**Task item**
From the entries provided below, copy each line that contains the word "MAXT".

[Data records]
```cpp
template <int NQT, int MAXT>
int launch_bwd(const ick_attn_bwd_args& a, int SP, hipStream_t s) {
    constexpr int NQ = NQT * 16;
    const size_t tr = (size_t)((a.T + 3) & ~3);
    const size_t fl = std::max(tr * SP + 2 * (size_t)NQ * QLD + 2 * (size_t)DHP * (NQ + 4) + 2 * NQ + 4 * 16 * QLD,
                               (size_t)NQ * SP + 64);
    if (fl * sizeof(float) > 150 * 1024) return kAttnMfmaUnsupported;
    auto kern = attn_bwd_mfma_kernel<NQT, MAXT>;
    static LdsAttrOnce attr;
    if (int e = attr.ensure((const void*)kern, 160 * 1024)) return e;
    const bool st2 = a.dh % 2 == 0 && a.dk_bs % 2 == 0 && a.dk_ss % 2 == 0 && a.dv_bs % 2 == 0 && a.dv_ss % 2 == 0 &&
// ... 49 lines not shown
```

### image-captioning-with-external-knowledge_amd/csrc/common.h

```cpp
#pragma once
#include <hip/hip_runtime.h>
#include <stdint.h>
#include <stdlib.h>

#include "ick_amd.h"

namespace ick {

using f32x4 = __attribute__((ext_vector_type(4))) float;

constexpr int kWave = 64;

inline int ceil_div(int64_t a, int64_t b) { return (int)((a + b - 1) / b); }

extern int g_deterministic;
inline bool deterministic() {
    if (g_deterministic < 0) {
        const char* e = getenv("ICK_DETERMINISTIC");
        g_deterministic = (e && e[0] && e[0] != '0') ? 1 : 0;
    }
    return g_deterministic == 1;
}

#define ICK_CHECK_ARG(cond)          \
// ... 94 lines not shown
    uint32_t thr, seed, site;
    float scale;
    __device__ __forceinline__ bool on() const { return thr != 0u; }
    __device__ __forceinline__ float mask(uint32_t idx) const { return drop_hash(seed, site, idx) >= thr ? scale : 0.f; }
};
__host__ __device__ __forceinline__ Dropout make_dropout(float p, uint32_t seed, uint32_t site) {
    Dropout d{0u, seed, site, 1.f};
    if (p > 0.f) {
        d.thr = (uint32_t)fminf(p * 4294967296.f, 4294967040.f);
        d.scale = 1.f / (1.f - p);
    }
    return d;
}
__device__ __forceinline__ uint32_t epoch_seed(uint32_t seed, const uint32_t* epoch) {
    if (epoch == nullptr) return seed;
#if defined(__HIP_DEVICE_COMPILE__)
    uint32_t v;
    asm volatile("s_load_dword %0, %1, 0x0\n\ts_waitcnt lgkmcnt(0)" : "=s"(v) : "s"(epoch) : "memory");
    return seed + v;
#else
    return seed + *epoch;
#endif
}
__device__ __forceinline__ int device_bound(int host, const int32_t* dev) {
    if (dev == nullptr) return host;
#if defined(__HIP_DEVICE_COMPILE__)
    int v;
    asm volatile("s_load_dword %0, %1, 0x0\n\ts_waitcnt lgkmcnt(0)" : "=s"(v) : "s"(dev) : "memory");
    return min(host, max(v, 0));
#else
    return host;
#endif
}
__device__ __forceinline__ int clamp_row(int64_t v, int n) {
    return (int)(v < 0 ? 0 : (v >= (int64_t)n ? (int64_t)n - 1 : v));
}
constexpr int kRuleHistMax = 128;
__device__ __forceinline__ uint4 rule_words(const int32_t* words) {
    if (words == nullptr) return make_uint4(0u, 0u, 0u, 0u);
#if defined(__HIP_DEVICE_COMPILE__)
    uint64_t w01;
    uint32_t w2;
    asm volatile("s_load_dwordx2 %0, %2, 0x0\n\ts_load_dword %1, %2, 0x8\n\ts_waitcnt lgkmcnt(0)"
                 : "=&s"(w01), "=&s"(w2) : "s"(words) : "memory");
    return make_uint4((uint32_t)w01, (uint32_t)(w01 >> 32), w2, 0u);
#else
    return make_uint4((uint32_t)words[0], (uint32_t)words[1], (uint32_t)words[2], (uint32_t)words[3]);
#endif
}

template <typename Tok>
__device__ __forceinline__ void mark_bans(const Tok* hist, int t, int n, int m, int end_token, uint32_t* bits, int c0,
                                          int nwords, int* hs) {
    const int tid = threadIdx.x, nt = blockDim.x;
    for (int w = tid; w < nwords; w += nt) bits[w] = 0u;
    if (n > 0)
        for (int p = tid; p < t; p += nt) hs[p] = (int)hist[p];
    __syncthreads();
    if (n > 0) {
        for (int p = n - 1 + tid; p < t; p += nt) {
            bool match = true;
            for (int j = 1; j < n; ++j) match = match && hs[p - j] == hs[t - j];
            const int c = hs[p] - c0;
            if (match && c >= 0 && c < 32 * nwords) atomicOr(&bits[c >> 5], 1u << (c & 31));
        }
    }
// ... 41 lines not shown
```

### image-captioning-with-external-knowledge_amd/lib.py

```python
import ctypes as C
import os

_PKG = os.path.dirname(os.path.abspath(__file__))
LIB_PATH = os.path.join(_PKG, "libick_amd.so")
if os.environ.get("ICK_LIB_PATH"):
    LIB_PATH = os.environ["ICK_LIB_PATH"]

ICK_GEO, ICK_KNOWLEDGE, ICK_NEWS = 0, 1, 2
VARIANT_ID = {"geo": ICK_GEO, "knowledge": ICK_KNOWLEDGE, "news": ICK_NEWS}
GEMM_RELU, GEMM_ACCUM, GEMM_ATOMIC, GEMM_COLSUM_ONLY = 1, 2, 4, 16

vp = C.c_void_p
i32 = C.c_int32
i64 = C.c_int64
f32 = C.c_float
u32 = C.c_uint32
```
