# Gadersd/stable-diffusion-burn

Measured on AMD Instinct MI355X. Metric: images/sec @512x512, 20-step DDIM CFG=7.5, SD v1.4, higher is better.
Workload: dtype f32

## Files before the change

include/sdmi.h:

```cpp
#ifndef SDMI_H
#define SDMI_H

#include <stddef.h>
#include <stdint.h>

#ifdef __cplusplus
extern "C" {
#endif

typedef struct sdmi_ctx sdmi_ctx;

typedef enum sdmi_status {
    SDMI_OK = 0,
    SDMI_ERR_INVALID = -1,
    SDMI_ERR_HIP = -2,
    SDMI_ERR_WEIGHTS = -3,
    SDMI_ERR_IO = -4,
    SDMI_ERR_UNSUPPORTED = -5,
    SDMI_ERR_STATE = -6
} sdmi_status;

typedef struct sdmi_config {
    int32_t device;
    int32_t model_channels;
// ... 87 lines not shown
} sdmi_hires;
int sdmi_hires_latent(sdmi_ctx* ctx, const float* context, int32_t n, int32_t T, const float* uncond, int32_t Tu, double scale, size_t n_steps,
                      const float* init_latent, uint64_t seed, const sdmi_hires* hires, const float* hires_noise, float* latent_out);
int sdmi_hires_image(sdmi_ctx* ctx, const float* context, int32_t n, int32_t T, const float* uncond, int32_t Tu, double scale, size_t n_steps,
                     const float* init_latent, uint64_t seed, const sdmi_hires* hires, const float* hires_noise, uint8_t* rgb_out);

typedef struct sdmi_lora sdmi_lora;
int sdmi_lora_create(sdmi_ctx* ctx, sdmi_lora** out);
int sdmi_lora_add(sdmi_lora* a, const char* target, const float* down, const float* up, int32_t rank, float alpha);
int sdmi_lora_set_scale(sdmi_lora* a, double scale);
int sdmi_lora_get_scale(sdmi_lora* a, double* scale, int32_t* n_targets);
int sdmi_lora_destroy(sdmi_lora* a);
int sdmi_lora_effective_weight(sdmi_ctx* ctx, const char* name, float* out, size_t n);

int sdmi_qkv_attention(sdmi_ctx* ctx, const float* q, const float* k, const float* v,
                       const float* mask, int32_t mask_ld, int32_t n, int32_t nq, int32_t nk,
                       int32_t n_state, int32_t n_head, float* out);

typedef struct sdmi_tokenizer sdmi_tokenizer;

int sdmi_tokenizer_create(sdmi_tokenizer** out, const char* merges_path);
void sdmi_tokenizer_destroy(sdmi_tokenizer* tok);
int sdmi_tokenizer_vocab_size(const sdmi_tokenizer* tok);
int sdmi_tokenizer_encode(const sdmi_tokenizer* tok, const char* text, int32_t* ids, int32_t capacity, int32_t* n_ids);
int sdmi_tokenizer_decode(const sdmi_tokenizer* tok, const int32_t* ids, int32_t n, char* out, int32_t capacity, int32_t* n_bytes);

int sdmi_clip_forward(sdmi_ctx* ctx, const int32_t* tokens, int32_t n, int32_t seq_len, float* out);

int sdmi_context(sdmi_ctx* ctx, const sdmi_tokenizer* tok, const char* text, float* out, int32_t capacity_tokens, int32_t* T);

int sdmi_write_png(const char* path, const uint8_t* rgb, int32_t width, int32_t height);

int sdmi_sample_latent_dev(sdmi_ctx* ctx, const float* context, int32_t n, int32_t T,
                           const float* uncond, int32_t Tu, double scale, size_t n_steps,
                           const float* init_latent, float* latent_out);
int sdmi_latent_to_image_dev(sdmi_ctx* ctx, const float* latent, int32_t n, uint8_t* rgb_out);
int sdmi_sample_image_dev(sdmi_ctx* ctx, const float* context, int32_t n, int32_t T,
                          const float* uncond, int32_t Tu, double scale, size_t n_steps,
                          const float* init_latent, uint8_t* rgb_out);
int sdmi_img2img_latent_dev(sdmi_ctx* ctx, const float* context, int32_t n, int32_t T, const float* uncond, int32_t Tu,
                            double scale, size_t n_steps, double strength, const float* z0, const float* mask,
                            const float* noise, uint64_t seed, float* latent_out);
int sdmi_img2img_image_dev(sdmi_ctx* ctx, const float* context, int32_t n, int32_t T, const float* uncond, int32_t Tu,
                           double scale, size_t n_steps, double strength, const uint8_t* init_rgb, const float* mask,
                           const float* noise, uint64_t seed, uint8_t* rgb_out);
int sdmi_hires_latent_dev(sdmi_ctx* ctx, const float* context, int32_t n, int32_t T, const float* uncond, int32_t Tu, double scale, size_t n_steps,
                          const float* init_latent, const sdmi_hires* hires, const float* hires_noise, float* latent_out);
int sdmi_hires_image_dev(sdmi_ctx* ctx, const float* context, int32_t n, int32_t T, const float* uncond, int32_t Tu, double scale, size_t n_steps,
                         const float* init_latent, const sdmi_hires* hires, const float* hires_noise, uint8_t* rgb_out);

typedef struct sdmi_multi sdmi_multi;
int sdmi_create_multi(sdmi_multi** out, const sdmi_config* cfg , const int32_t* devices, int32_t n_devices);
void sdmi_destroy_multi(sdmi_multi* m);
int32_t sdmi_multi_size(sdmi_multi* m);
sdmi_ctx* sdmi_multi_ctx(sdmi_multi* m, int32_t index);
int sdmi_multi_load_weights(sdmi_multi* m, const char* kind, const char* path);
int sdmi_sample_image_sharded(sdmi_multi* m, const float* context, int32_t T, const float* uncond, int32_t Tu,
                              double scale, size_t n_steps, int32_t n_images, const float* init_latents, uint64_t seed,
                              uint8_t* rgb_out);
int sdmi_multi_set_sampler(sdmi_multi* m, const sdmi_sampler* sampler);
int sdmi_shard_range(int32_t n_images, int32_t rank, int32_t n_ranks, int32_t* begin, int32_t* end);
int64_t sdmi_multi_broadcast_count(sdmi_multi* m);
int sdmi_selftest_rank_errors(int32_t n_ranks, int32_t failing_rank);
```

**Result of the task**
template <int NQT, int MAXT>
    auto kern = attn_bwd_mfma_kernel<NQT, MAXT>;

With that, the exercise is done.